Facing his lowest public approval ratings yet, President Barack Obama traveled to New Orleans, Louisiana, to speak about continuing challenges to U.S. economic growth.
Facing increased skepticism stemming from the flawed implementation of his health care reform law, Obama, using the port of New Orleans as a backdrop, returned to favorite themes to underscore economic successes and remaining challenges to the economy.
Successes include 7.8 million jobs added, declining deficits and healthcare costs, a recovered auto industry and a stronger housing market.
Challenges include rebuilding the dilapidated infrastructure, providing more support for the middle class, and making investments in education. Another challenge: what the president calls the "constant cycle of manufactured crises and self-inflicted wounds" from Washington.
One of those wounds was the 16-day partial government shutdown triggered by political battles with Republicans over spending and the need to raise the debt limit.
"Over the summer our economy grew at its fastest pace in a year. That's the good news. The bad news is that the very day the economic quarter ended, some folks in Washington decided to shut down the government and default on America's obligations for the first time in more than 200 years," he said. "And it's like, the gears of our economy, every time they are just about to take off, suddenly somebody taps the brakes and says, not so fast."
Obama said there is no question that the shutdown harmed job growth, and could end up affecting other economic data still to come. The Labor Department says 204,000 jobs were added in October, but the overall unemployment rate still rose to 7.3 percent.
The president again highlighted his goals of increasing U.S. exports and increasing productivity and competitiveness. He called on Congress to pass comprehensive immigration reform, though political analysts agree that is not likely to happen this year.
Obama's Friday visits to New Orleans and Miami, Florida, are part of a series of trips across the country to seek public support for his policies and raise money for Democrats.
But recent opinion polls have not been kind to the president: A Pew Research Center poll out Friday put his overall job rating at 41 percent
, a 14-point decline from nearly a year ago.

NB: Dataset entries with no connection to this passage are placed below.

# XUANTIE-RV/csi-nn2

Hardware: AMD Instinct MI355X
Metric: mobilenetv1_int8_images_per_sec (higher is better)
Workload: dtype i8; 1 GPU; mobilenetv1 int8 NHWC batch 1/GPU, 28 conv layers in 15 launches, hipGraph replay via csinn_*; ops_per_image=1137480704, algorithmic_bytes_per_image=8323144, algorithmic_bytes_per_image_survey=14444616, parallelism=replicas x1

## Files before the change

csi-nn2_amd/__init__.py:

```python
import ctypes as C
import os

import numpy as np

HERE = os.path.dirname(os.path.abspath(__file__))
ROOT = os.path.dirname(HERE)
LIB_DIR = os.path.join(HERE, "lib")

DTYPE_INT8, DTYPE_INT32, DTYPE_FLOAT16, DTYPE_FLOAT32 = 3, 7, 8, 10
MEM_CPU, MEM_DMABUF, MEM_CPU_ACC = 0, 2, 5
QUANT_INT8_ASYM_W_SYM, QUANT_FLOAT16 = 11, 7
API_REF, API_GREF, API_MI355X = 0, 1, 14
RM_LAYER, RM_CPU_GRAPH = 0, 1
LAYOUT_N, LAYOUT_NC, LAYOUT_NCHW, LAYOUT_O, LAYOUT_OI, LAYOUT_OIHW, LAYOUT_O1HW = 1, 2, 4, 6, 7, 11, 13
LAYOUT_NHWC, LAYOUT_OHWI, LAYOUT_1HWO = 15, 18, 22
CSINN_TRUE = 1
OP_CONV2D, OP_CONV2D_RELU, OP_CONV2D_RELU6 = 28, 29, 30
OP_DEPTHWISE_CONV2D, OP_FULLYCONNECTED = 35, 71

SHL_NHWC, SHL_NCHW = 0, 1
SHL_I8, SHL_F16 = 0, 1
ACT_NONE, ACT_RELU, ACT_RELU6 = 0, 1, 2
ALGO_AUTO, ALGO_DIRECT, ALGO_IGEMM, ALGO_DW, ALGO_GEMV, ALGO_STEM = 0, 1, 2, 3, 4, 5

# ... 155 lines not shown
        "shl_mi355x_comm_unique_id": (C.c_int, [vp]),
        "shl_mi355x_comm_create": (C.c_int, [vp, i32, i32, C.POINTER(vp)]),
        "shl_mi355x_comm_destroy": (C.c_int, [vp]),
        "shl_mi355x_comm_info": (C.c_int, [vp, C.POINTER(i32), C.POINTER(i32), C.POINTER(i32)]),
        "shl_mi355x_device_bus_id": (C.c_int, [C.c_char_p, sz]),
        "shl_mi355x_comm_bcast": (C.c_int, [vp, C.POINTER(vp), C.POINTER(sz), i32, i32, vp]),
        "shl_mi355x_conv_plan_destroy": (C.c_int, [vp]),
        "shl_mi355x_conv_plan_algo": (C.c_int, [vp]),
        "shl_mi355x_conv_plan_kernel_name": (C.c_char_p, [vp]),
        "shl_mi355x_conv_plan_bytes": (sz, [vp]),
        "shl_mi355x_conv_plan_const_block": (vp, [vp, C.POINTER(sz)]),
        "shl_mi355x_conv_plan_adopt_block": (C.c_int, [vp, vp]),
        "shl_mi355x_conv_forward": (C.c_int, [vp, vp, vp, i32, vp]),
        "shl_mi355x_pwdw_fusable": (C.c_int, [vp, vp, i32]),
        "shl_mi355x_pwdw_form": (C.c_int, [vp, vp, i32]),
        "shl_mi355x_pool_conv_fusable": (C.c_int, [vp, i32, i32]),
        "shl_mi355x_pool_conv_forward": (C.c_int, [vp, vp, vp, i32, i32, f32, i32, f32, i32, vp]),
        "shl_mi355x_conv_pool_fusable": (C.c_int, [vp, i32]),
        "shl_mi355x_conv_pool_forward": (C.c_int, [vp, vp, vp, vp, i32, f32, i32, f32, i32, vp]),
        "shl_mi355x_conv_plan_set_no_stream_consumer": (C.c_int, [vp, i32]),
        "shl_mi355x_pwdw_forward": (C.c_int, [vp, vp, vp, vp, i32, vp]),
        "shl_mi355x_relu_i8": (C.c_int, [vp, vp, sz, f32, i32, f32, i32, i32, vp]),
        "shl_mi355x_relu_f16": (C.c_int, [vp, vp, sz, i32, vp]),
        "shl_mi355x_add": (C.c_int, [vp, vp, vp, sz, i32, f32, i32, f32, i32, f32, i32, vp]),
        "shl_mi355x_layout_convert": (C.c_int, [vp, vp, C.c_int64, i32, i32, i32, i32, vp]),
        "shl_mi355x_global_avgpool2d": (C.c_int, [vp, vp, i32, i32, i32, i32, i32, f32, i32, f32, i32, vp]),
        "shl_mi355x_softmax": (C.c_int, [vp, vp, i32, C.c_int64, i32, C.c_int64, f32, i32, f32, i32, vp]),
    }
    for name, (res, args) in sigs.items():
        fn = getattr(lib, name)
# ... 213 lines not shown
```

csi-nn2_amd/csrc/common.h:

```cpp
#pragma once

#include <hip/hip_runtime.h>
#include <stdint.h>

#include "shl_mi355x.h"

namespace shl {

typedef int v4i __attribute__((ext_vector_type(4)));
typedef int v16i __attribute__((ext_vector_type(16)));
typedef float v16f __attribute__((ext_vector_type(16)));
typedef _Float16 v8h __attribute__((ext_vector_type(8)));
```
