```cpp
MIVI_HD u32x4 philox4x32_10(u32x4 c, uint32_t k0, uint32_t k1) {
  const uint32_t M0 = 0xD2511F53u, M1 = 0xCD9E8D57u, W0 = 0x9E3779B9u, W1 = 0xBB67AE85u;
#pragma unroll
  for (int r = 0; r < 10; ++r) {
    const uint64_t p0 = (uint64_t)M0 * (uint64_t)c.x, p1 = (uint64_t)M1 * (uint64_t)c.z;
    const uint32_t hi0 = (uint32_t)(p0 >> 32), lo0 = (uint32_t)p0;
    const uint32_t hi1 = (uint32_t)(p1 >> 32), lo1 = (uint32_t)p1;
    u32x4 n;
#if defined(__HIP_DEVICE_COMPILE__) && defined(__gfx950__)
    n.x = __builtin_amdgcn_bitop3_b32(hi1, c.y, k0, 0x96);
    n.z = __builtin_amdgcn_bitop3_b32(hi0, c.w, k1, 0x96);
#else
    n.x = hi1 ^ c.y ^ k0;
    n.z = hi0 ^ c.w ^ k1;
#endif
    n.y = lo1;
    n.w = lo0;
    c = n;
    k0 += W0;
    k1 += W1;
  }
  return c;
}

MIVI_HD u32x4 eps_block_bits(uint64_t seed, uint64_t idx, uint64_t q) {
  u32x4 c;
  c.x = (uint32_t)q;
  c.y = (uint32_t)(q >> 32);
  c.z = (uint32_t)idx;
  c.w = (uint32_t)(idx >> 32);
  return philox4x32_10(c, (uint32_t)seed, (uint32_t)(seed >> 32));
}

template <typename T>
struct BoxMuller;

template <>
struct BoxMuller<float> {
  static MIVI_HD void pair(uint32_t wa, uint32_t wb, float &n0, float &n1) {
    const float ua = ((float)(wa >> 9) + 0.5f) * 1.1920928955078125e-07f;
    const float ub = ((float)(wb >> 9) + 0.5f) * 1.1920928955078125e-07f;
#if defined(__HIP_DEVICE_COMPILE__) && !defined(MIVI_LIBM_BOXMULLER)
    const float r = __builtin_amdgcn_sqrtf(-1.38629436111989f * __builtin_amdgcn_logf(ua));
    const float x4 = 4.0f * ub;
    const float qf = __builtin_rintf(x4);
    const float th = (x4 - qf) * 1.57079632679489662f;
    const float t2 = th * th;
    const float ps = __builtin_fmaf(t2, __builtin_fmaf(t2, -1.9515295891e-4f, 8.3321608736e-3f), -1.6666654611e-1f);
    const float sp = __builtin_fmaf(th * t2, ps, th);
    const float pc = __builtin_fmaf(t2, __builtin_fmaf(t2, 2.443315711809948e-5f, -1.388731625493765e-3f), 4.166664568298827e-2f);
    const float cp = __builtin_fmaf(t2 * t2, pc, __builtin_fmaf(-0.5f, t2, 1.0f));
    const unsigned qi = (unsigned)(int)qf;
    const bool swap = (qi & 1u) != 0u;
    const unsigned ss = (qi & 2u) << 30, cs = ((qi + 1u) & 2u) << 30;
    const float s = __builtin_bit_cast(float, __builtin_bit_cast(unsigned, swap ? cp : sp) ^ ss);
    const float c = __builtin_bit_cast(float, __builtin_bit_cast(unsigned, swap ? sp : cp) ^ cs);
#elif defined(__HIP_DEVICE_COMPILE__)
    const float r = sqrtf(-2.0f * logf(ua));
    float s, c;
    sincospif(2.0f * ub, &s, &c);
#else
    const float r = (float)__builtin_sqrt(-2.0 * __builtin_log((double)ua));
    const double ang = 6.283185307179586476925286766559 * (double)ub;
    const float s = (float)__builtin_sin(ang), c = (float)__builtin_cos(ang);
#endif
    n0 = r * c;
    n1 = r * s;
#if defined(__HIP_DEVICE_COMPILE__)
    asm volatile("" : "+v"(n0), "+v"(n1));
#endif
  }
};

template <>
struct BoxMuller<double> {
  static MIVI_HD void pair(uint32_t wa, uint32_t wb, double &n0, double &n1) {
    const double ua = ((double)wa + 0.5) * 2.3283064365386962890625e-10;
    const double ub = ((double)wb + 0.5) * 2.3283064365386962890625e-10;
#if defined(__HIP_DEVICE_COMPILE__)
    const double r = sqrt(-2.0 * log(ua));
    double s, c;
    sincospi(2.0 * ub, &s, &c);
#else
    const double r = __builtin_sqrt(-2.0 * __builtin_log(ua));
    const double ang = 6.283185307179586476925286766559 * ub;
    const double s = __builtin_sin(ang), c = __builtin_cos(ang);
#endif
    n0 = r * c;
    n1 = r * s;
  }
};

template <typename T>
MIVI_HD void eps_block(uint64_t seed, uint64_t idx, uint64_t q, T out[4]) {
  const u32x4 b = eps_block_bits(seed, idx, q);
  BoxMuller<T>::pair(b.x, b.y, out[0], out[1]);
  BoxMuller<T>::pair(b.z, b.w, out[2], out[3]);
}

}
```

Before: 353,700.

## Make eps kernel persistent with double-buffered LDS and packed Box-Muller

New measurement: 349,700 (median of 2 runs). About the same (-1.1%).

```diff
diff --git a/advancedvi.jl_amd/csrc/device_common.h b/advancedvi.jl_amd/csrc/device_common.h
--- a/advancedvi.jl_amd/csrc/device_common.h
+++ b/advancedvi.jl_amd/csrc/device_common.h
@@ -100,6 +100,12 @@
   asm volatile("global_store_dwordx4 %0, %1, off sc1\n\ts_nop 1" ::"v"(p), "v"(r) : "memory");
 }
 
+template <typename V8>
+__device__ __forceinline__ void store8_wt(void *p, const V8 &v) {
+  static_assert(sizeof(V8) == 8, "8-byte vector");
+  typedef unsigned u32x2_t __attribute__((ext_vector_type(2)));
+  asm volatile("global_store_dwordx2 %0, %1, off sc1" ::"v"(p), "v"(__builtin_bit_cast(u32x2_t, v)) : "memory");
+}
 __device__ __forceinline__ void store4_wt(float *p, float v) {
   asm volatile("global_store_dword %0, %1, off sc1" ::"v"(p), "v"(v) : "memory");
 }
diff --git a/advancedvi.jl_amd/csrc/fr_planes.h b/advancedvi.jl_amd/csrc/fr_planes.h
--- a/advancedvi.jl_amd/csrc/fr_planes.h
+++ b/advancedvi.jl_amd/csrc/fr_planes.h
@@ -8,6 +8,7 @@
 typedef _Float16 f16x8 __attribute__((ext_vector_type(8)));
 typedef _Float16 f16x2 __attribute__((ext_vector_type(2)));
 typedef unsigned u32x4v __attribute__((ext_vector_type(4)));
+typedef unsigned u32x2v __attribute__((ext_vector_type(2)));
 
 constexpr int kFrag = 512;
 constexpr int kSplitProducts = 3;
@@ -35,15 +36,20 @@
   inv = __builtin_bit_cast(float, (eb - 13u) << 23);
 }
 
+__device__ __forceinline__ void fb_split_word(float a, float b, unsigned &wh, unsigned &wl) {
+  const _Float16 ah = (_Float16)a, bh = (_Float16)b;
+  const float ra = a - (float)ah, rb = b - (float)bh;
+  const f16x2 hh = {ah, bh}, ll = {(_Float16)ra, (_Float16)rb};
+  wh = __builtin_bit_cast(unsigned, hh);
+  wl = __builtin_bit_cast(unsigned, ll);
+}
 __device__ __forceinline__ void fb_split2(const float *x, u32x4v &uh, u32x4v &ul) {
 #pragma unroll
   for (int p = 0; p < 4; ++p) {
-    const float a = x[2 * p], b = x[2 * p + 1];
-    const _Float16 ah = (_Float16)a, bh = (_Float16)b;
-    const float ra = a - (float)ah, rb = b - (float)bh;
-    const f16x2 hh = {ah, bh}, ll = {(_Float16)ra, (_Float16)rb};
-    uh[p] = __builtin_bit_cast(unsigned, hh);
-    ul[p] = __builtin_bit_cast(unsigned, ll);
+    unsigned wh, wl;
+    fb_split_word(x[2 * p], x[2 * p + 1], wh, wl);
+    uh[p] = wh;
+    ul[p] = wl;
   }
 }
 __device__ __forceinline__ float fb_unsplit2(const u32x4v &uh, const u32x4v &ul, int e) {
@@ -60,6 +66,18 @@
   fb_split2(x, uh, ul);
   store16_wt(dst, uh);
   store16_wt(dst + 256, ul);
+}
+__device__ __forceinline__ void fb_store_frag_half(unsigned *dst, const float *x) {
+  u32x2v uh, ul;
+#pragma unroll
+  for (int p = 0; p < 2; ++p) {
+    unsigned wh, wl;
+    fb_split_word(x[2 * p], x[2 * p + 1], wh, wl);
+    uh[p] = wh;
+    ul[p] = wl;
+  }
+  store8_wt(dst, uh);
+  store8_wt(dst + 256, ul);
 }
 
 constexpr int kStageW = 16 * 256;
diff --git a/advancedvi.jl_amd/csrc/kernels_fullrank_batch.hip b/advancedvi.jl_amd/csrc/kernels_fullrank_batch.hip
--- a/advancedvi.jl_amd/csrc/kernels_fullrank_batch.hip
+++ b/advancedvi.jl_amd/csrc/kernels_fullrank_batch.hip
@@ -166,35 +166,45 @@
 
 __global__ __launch_bounds__(512) void k_fb_eps(FbArgs a) {
   __shared__ double red[8];
-  __shared__ float E[32 * 65];
-  const int tid = threadIdx.x, eb = blockIdx.x, d = a.d;
-  if ((int)blockIdx.y < a.n_riders) {
-    const int r = (int)blockIdx.y * (int)gridDim.x + eb;
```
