# vpc-ccg/circminer

Hardware: AMD Instinct MI355X
Metric: paired reads/sec (whole node), hg38 k=20, 2x150 bp; circ_report bit-exact (higher is better)
Workload: dtype int32/u8 (chain scores f64)

## Files before the change

circminer_amd/_build.py:

```python
from __future__ import annotations

import os
import subprocess
import sys

HERE = os.path.dirname(os.path.abspath(__file__))
CSRC = os.path.join(HERE, "csrc")
INC = os.path.join(HERE, "..", "include")
OUT = os.path.join(CSRC, "libcmhot.so")
SOURCES = ["cm_hot.hip", "cm_dispatch.cpp", "host_index.cpp", "host_annot.cpp", "host_index_io.cpp", "host_fastq.cpp", "host_mapping.cpp", "host_circ.cpp",
           "host_circ_call.cpp"]
DEPS = SOURCES + sorted(f for f in os.listdir(CSRC) if f.endswith(".h")) + [os.path.join("..", "..", "include", "circminer_hot.h")]
KERNEL_EXPORTS = ['cm_create', 'cm_destroy', 'cm_last_error', 'cm_load_contig', 'cm_load_contig_raw', 'cm_build_contig', 'cm_index_download', 'cm_load_annotation', 'cm_unload_contig', 'cm_reads_upload', 'cm_reads_stage', 'cm_reads_swap', 'cm_map_rounds', 'cm_map_round', 'cm_sync', 'cm_reads_reset', 'cm_collect_active', 'cm_collect_records', 'cm_collect_records_device', 'cm_host_alloc', 'cm_host_free', 'cm_host_register', 'cm_host_unregister', 'cm_type_histogram', 'cm_reads_download', 'cm_map_batch', 'cm_seed_batch', 'cm_chain_batch', 'cm_debug_lane_clk', 'cm_debug_counters', 'cm_prof_enable', 'cm_prof_reset', 'cm_prof_get', 'cm_prof_counters', 'cm_ctx', 'cm_chain']
VARIANTS = (("k16", []), ("k24", ["-DCM_MAX_CHAIN_FRAGS=24"]))


def needs_build(out: str = OUT) -> bool:
    if not os.path.exists(out):
        return True
    t = os.path.getmtime(out)
    return any(os.path.getmtime(os.path.join(CSRC, d)) > t for d in DEPS)


def build(force: bool = False, verbose: bool = False, tag: str = "", flags=()) -> str:
    OUT = os.path.join(CSRC, f"libcmhot_{tag}.so") if tag else globals()["OUT"]
    if not force and not needs_build(OUT):
        return OUT
    hipcc = os.environ.get("HIPCC", "/opt/rocm/bin/hipcc")
    extra = os.environ.get("CM_EXTRA_FLAGS", "").split() + list(flags)
    sfx = ("_" + tag) if tag else ""
    objs = []
    jobs = []
    for s in SOURCES:
        base = [hipcc, "-c", "-O3", "-std=c++17", "-fPIC", "-ffp-contract=off", *extra, "-I", INC, "-I", CSRC]
        if s.endswith(".hip"):
            arch = ["--offload-arch=gfx950", "-Rpass-analysis=kernel-resource-usage"] if verbose else ["--offload-arch=gfx950"]
            for vtag, vflags in VARIANTS:
                o = os.path.join(CSRC, s.rsplit(".", 1)[0] + "_" + vtag + sfx + ".o")
                ren = [f"-D{n}={n}_{vtag}" for n in KERNEL_EXPORTS + ["cmc"]]
                jobs.append((s + " [" + vtag + "]", [base[0]] + arch + base[1:] + vflags + ren + [os.path.join(CSRC, s), "-o", o]))
                objs.append(o)
        else:
            o = os.path.join(CSRC, s.rsplit(".", 1)[0] + sfx + ".o")
            jobs.append((s, [base[0], "-x", "c++"] + base[1:] + [os.path.join(CSRC, s), "-o", o]))
            objs.append(o)
    procs = [(name, subprocess.Popen(cmd, stdout=subprocess.PIPE, stderr=subprocess.STDOUT, text=True)) for name, cmd in jobs]
    failed = []
    for name, pr in procs:
        out, _ = pr.communicate()
        if verbose or pr.returncode != 0:
            sys.stderr.write(out)
        if pr.returncode != 0:
            failed.append(name)
    if failed:
        raise RuntimeError(f"hipcc failed on {failed}")
    r = subprocess.run([hipcc, "--offload-arch=gfx950", "-shared", "-fPIC", "-o", OUT] + objs + ["-lpthread", "-lz"],
                       capture_output=True, text=True)
    if r.returncode != 0:
        sys.stderr.write(r.stdout + r.stderr)
        raise RuntimeError("link failed")
    return OUT


if __name__ == "__main__":
    print(build(force="--force" in sys.argv, verbose="-v" in sys.argv))
```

In the poll, 53 percent of respondents disapproved of Obama's job performance, while sixty-five percent disapproved of his performance on the economy.
In an NBC News interview Thursday, the president apologized to Americans for problems afflicting the web site used to enroll in insurance under Obamacare, the health-care reform law that took effect in October.
Obama has had to revise a pledge he made before Obamacare enrollment began, that Americans who liked their existing insurance plans could keep them. Since the law took effect, about five percent of Americans, amounting to millions of people, received cancellation notices from their insurance companies.
On Friday he again defended Obamacare against attacks by Republicans, who have repeatedly attempted to de-fund or dismantle it, saying Obamacare was the right thing to do for Americans.